━━━━━ Source material ━━━━━
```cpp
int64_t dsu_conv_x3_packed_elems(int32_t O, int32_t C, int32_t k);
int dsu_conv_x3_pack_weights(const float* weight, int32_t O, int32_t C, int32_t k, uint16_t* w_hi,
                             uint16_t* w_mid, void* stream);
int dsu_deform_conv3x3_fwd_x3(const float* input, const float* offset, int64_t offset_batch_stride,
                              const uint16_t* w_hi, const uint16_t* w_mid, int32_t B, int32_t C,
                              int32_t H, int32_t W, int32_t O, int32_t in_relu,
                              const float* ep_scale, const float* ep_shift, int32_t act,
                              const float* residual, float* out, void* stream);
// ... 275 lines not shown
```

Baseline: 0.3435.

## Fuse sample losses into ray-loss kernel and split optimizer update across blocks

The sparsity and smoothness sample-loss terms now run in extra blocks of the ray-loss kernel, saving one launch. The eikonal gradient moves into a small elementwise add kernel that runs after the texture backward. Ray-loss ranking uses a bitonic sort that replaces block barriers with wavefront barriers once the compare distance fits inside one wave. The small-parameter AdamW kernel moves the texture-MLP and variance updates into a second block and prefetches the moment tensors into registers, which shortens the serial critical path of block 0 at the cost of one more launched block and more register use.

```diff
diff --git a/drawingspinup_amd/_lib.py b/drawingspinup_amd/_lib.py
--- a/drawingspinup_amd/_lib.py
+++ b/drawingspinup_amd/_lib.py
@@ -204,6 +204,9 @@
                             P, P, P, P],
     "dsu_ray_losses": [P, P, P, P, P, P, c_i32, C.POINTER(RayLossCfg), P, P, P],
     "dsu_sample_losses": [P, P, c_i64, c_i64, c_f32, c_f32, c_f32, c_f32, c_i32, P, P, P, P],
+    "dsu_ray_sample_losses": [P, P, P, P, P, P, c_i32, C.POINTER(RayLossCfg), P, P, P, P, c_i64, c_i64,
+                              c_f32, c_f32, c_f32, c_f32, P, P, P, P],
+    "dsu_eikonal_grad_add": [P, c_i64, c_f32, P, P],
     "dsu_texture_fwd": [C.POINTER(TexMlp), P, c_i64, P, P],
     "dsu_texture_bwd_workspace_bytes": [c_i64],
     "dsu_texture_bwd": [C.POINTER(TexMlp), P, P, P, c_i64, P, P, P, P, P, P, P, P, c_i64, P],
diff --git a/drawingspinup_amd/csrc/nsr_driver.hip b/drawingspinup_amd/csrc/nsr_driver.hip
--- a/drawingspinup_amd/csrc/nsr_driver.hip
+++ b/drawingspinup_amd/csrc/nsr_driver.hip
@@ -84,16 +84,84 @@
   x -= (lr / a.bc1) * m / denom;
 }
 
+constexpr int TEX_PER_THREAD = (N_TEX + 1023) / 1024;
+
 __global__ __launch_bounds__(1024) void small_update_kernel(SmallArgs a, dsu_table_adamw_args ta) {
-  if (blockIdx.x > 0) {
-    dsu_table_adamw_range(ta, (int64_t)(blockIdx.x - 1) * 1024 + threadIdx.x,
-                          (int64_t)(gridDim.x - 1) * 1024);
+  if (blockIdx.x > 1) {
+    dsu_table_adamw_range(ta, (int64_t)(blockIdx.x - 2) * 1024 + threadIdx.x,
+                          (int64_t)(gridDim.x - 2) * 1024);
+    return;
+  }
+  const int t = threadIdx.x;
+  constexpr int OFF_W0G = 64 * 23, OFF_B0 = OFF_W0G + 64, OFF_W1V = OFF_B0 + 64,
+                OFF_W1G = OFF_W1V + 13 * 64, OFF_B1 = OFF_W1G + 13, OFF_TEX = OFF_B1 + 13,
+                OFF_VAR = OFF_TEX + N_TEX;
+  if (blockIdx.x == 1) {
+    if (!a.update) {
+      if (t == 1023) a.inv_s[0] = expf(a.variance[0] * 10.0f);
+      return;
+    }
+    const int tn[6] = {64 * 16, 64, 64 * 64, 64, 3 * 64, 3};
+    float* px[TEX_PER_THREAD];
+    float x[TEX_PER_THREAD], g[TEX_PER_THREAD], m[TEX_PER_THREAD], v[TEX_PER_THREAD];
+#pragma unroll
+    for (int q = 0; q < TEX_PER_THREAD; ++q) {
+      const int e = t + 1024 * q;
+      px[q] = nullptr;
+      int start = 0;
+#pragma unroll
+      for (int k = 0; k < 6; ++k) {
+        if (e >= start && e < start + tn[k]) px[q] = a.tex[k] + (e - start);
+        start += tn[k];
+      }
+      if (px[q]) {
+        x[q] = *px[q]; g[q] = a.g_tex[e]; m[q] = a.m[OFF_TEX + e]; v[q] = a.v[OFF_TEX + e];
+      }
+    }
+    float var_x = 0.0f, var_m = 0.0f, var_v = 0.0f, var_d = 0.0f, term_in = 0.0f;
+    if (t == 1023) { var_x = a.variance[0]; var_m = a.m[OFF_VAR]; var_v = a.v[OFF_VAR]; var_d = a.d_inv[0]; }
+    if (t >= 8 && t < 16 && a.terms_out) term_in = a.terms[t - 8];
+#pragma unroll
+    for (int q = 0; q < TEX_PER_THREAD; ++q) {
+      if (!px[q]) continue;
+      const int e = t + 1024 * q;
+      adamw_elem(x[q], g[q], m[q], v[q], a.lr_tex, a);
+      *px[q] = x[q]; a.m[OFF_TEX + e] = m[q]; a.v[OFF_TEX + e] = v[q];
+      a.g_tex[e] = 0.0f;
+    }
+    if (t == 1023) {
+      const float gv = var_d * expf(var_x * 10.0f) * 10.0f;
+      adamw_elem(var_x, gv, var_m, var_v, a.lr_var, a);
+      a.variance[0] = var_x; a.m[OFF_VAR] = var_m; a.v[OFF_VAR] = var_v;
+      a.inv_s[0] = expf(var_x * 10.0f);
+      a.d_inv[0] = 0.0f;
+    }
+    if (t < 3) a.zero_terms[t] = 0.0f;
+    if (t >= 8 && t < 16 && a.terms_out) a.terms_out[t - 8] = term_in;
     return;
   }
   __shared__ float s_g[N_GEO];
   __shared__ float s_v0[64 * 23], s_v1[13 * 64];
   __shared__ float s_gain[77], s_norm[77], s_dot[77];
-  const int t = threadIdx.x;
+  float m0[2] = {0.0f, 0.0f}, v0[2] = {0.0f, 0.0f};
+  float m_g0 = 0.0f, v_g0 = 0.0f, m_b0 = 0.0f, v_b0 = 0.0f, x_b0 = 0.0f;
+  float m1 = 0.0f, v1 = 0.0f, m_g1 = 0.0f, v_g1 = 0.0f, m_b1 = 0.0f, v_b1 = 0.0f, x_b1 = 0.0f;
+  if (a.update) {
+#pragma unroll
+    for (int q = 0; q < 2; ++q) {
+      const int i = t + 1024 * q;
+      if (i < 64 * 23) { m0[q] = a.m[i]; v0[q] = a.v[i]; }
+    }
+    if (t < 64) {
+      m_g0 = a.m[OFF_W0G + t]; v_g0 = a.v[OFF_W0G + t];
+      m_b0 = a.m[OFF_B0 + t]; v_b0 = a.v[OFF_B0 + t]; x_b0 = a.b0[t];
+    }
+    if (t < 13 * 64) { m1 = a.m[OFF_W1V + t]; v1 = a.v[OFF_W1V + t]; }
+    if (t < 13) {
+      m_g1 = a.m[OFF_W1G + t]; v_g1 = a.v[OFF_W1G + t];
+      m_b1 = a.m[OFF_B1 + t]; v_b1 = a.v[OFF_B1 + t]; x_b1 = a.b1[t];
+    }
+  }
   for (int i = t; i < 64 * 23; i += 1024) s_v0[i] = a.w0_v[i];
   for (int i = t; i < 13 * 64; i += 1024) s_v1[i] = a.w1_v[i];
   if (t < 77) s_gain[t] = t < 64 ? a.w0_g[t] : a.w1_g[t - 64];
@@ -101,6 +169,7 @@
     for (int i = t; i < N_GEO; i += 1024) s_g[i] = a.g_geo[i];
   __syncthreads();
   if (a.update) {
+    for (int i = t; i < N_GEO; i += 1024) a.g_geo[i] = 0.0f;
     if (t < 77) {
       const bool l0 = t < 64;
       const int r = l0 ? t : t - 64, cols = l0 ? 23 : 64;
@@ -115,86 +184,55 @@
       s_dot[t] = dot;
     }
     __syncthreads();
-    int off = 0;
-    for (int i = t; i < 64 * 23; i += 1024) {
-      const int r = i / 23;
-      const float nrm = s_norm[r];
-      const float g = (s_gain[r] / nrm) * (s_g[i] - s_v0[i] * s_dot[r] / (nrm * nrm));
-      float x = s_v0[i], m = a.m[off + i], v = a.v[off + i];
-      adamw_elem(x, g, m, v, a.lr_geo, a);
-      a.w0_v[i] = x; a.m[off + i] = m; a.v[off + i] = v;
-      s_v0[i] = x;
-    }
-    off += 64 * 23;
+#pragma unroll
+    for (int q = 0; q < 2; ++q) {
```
━━━━━
_Task requirements_. Exactly as they stand, please print the lines from the first line of the records above down to the line that includes "## Fuse sample", both of those included and no others.

_Completed exercise_.
```cpp
int64_t dsu_conv_x3_packed_elems(int32_t O, int32_t C, int32_t k);
int dsu_conv_x3_pack_weights(const float* weight, int32_t O, int32_t C, int32_t k, uint16_t* w_hi,
                             uint16_t* w_mid, void* stream);
int dsu_deform_conv3x3_fwd_x3(const float* input, const float* offset, int64_t offset_batch_stride,
                              const uint16_t* w_hi, const uint16_t* w_mid, int32_t B, int32_t C,
                              int32_t H, int32_t W, int32_t O, int32_t in_relu,
                              const float* ep_scale, const float* ep_shift, int32_t act,
                              const float* residual, float* out, void* stream);
// ... 275 lines not shown
```

Baseline: 0.3435.

## Fuse sample losses into ray-loss kernel and split optimizer update across blocks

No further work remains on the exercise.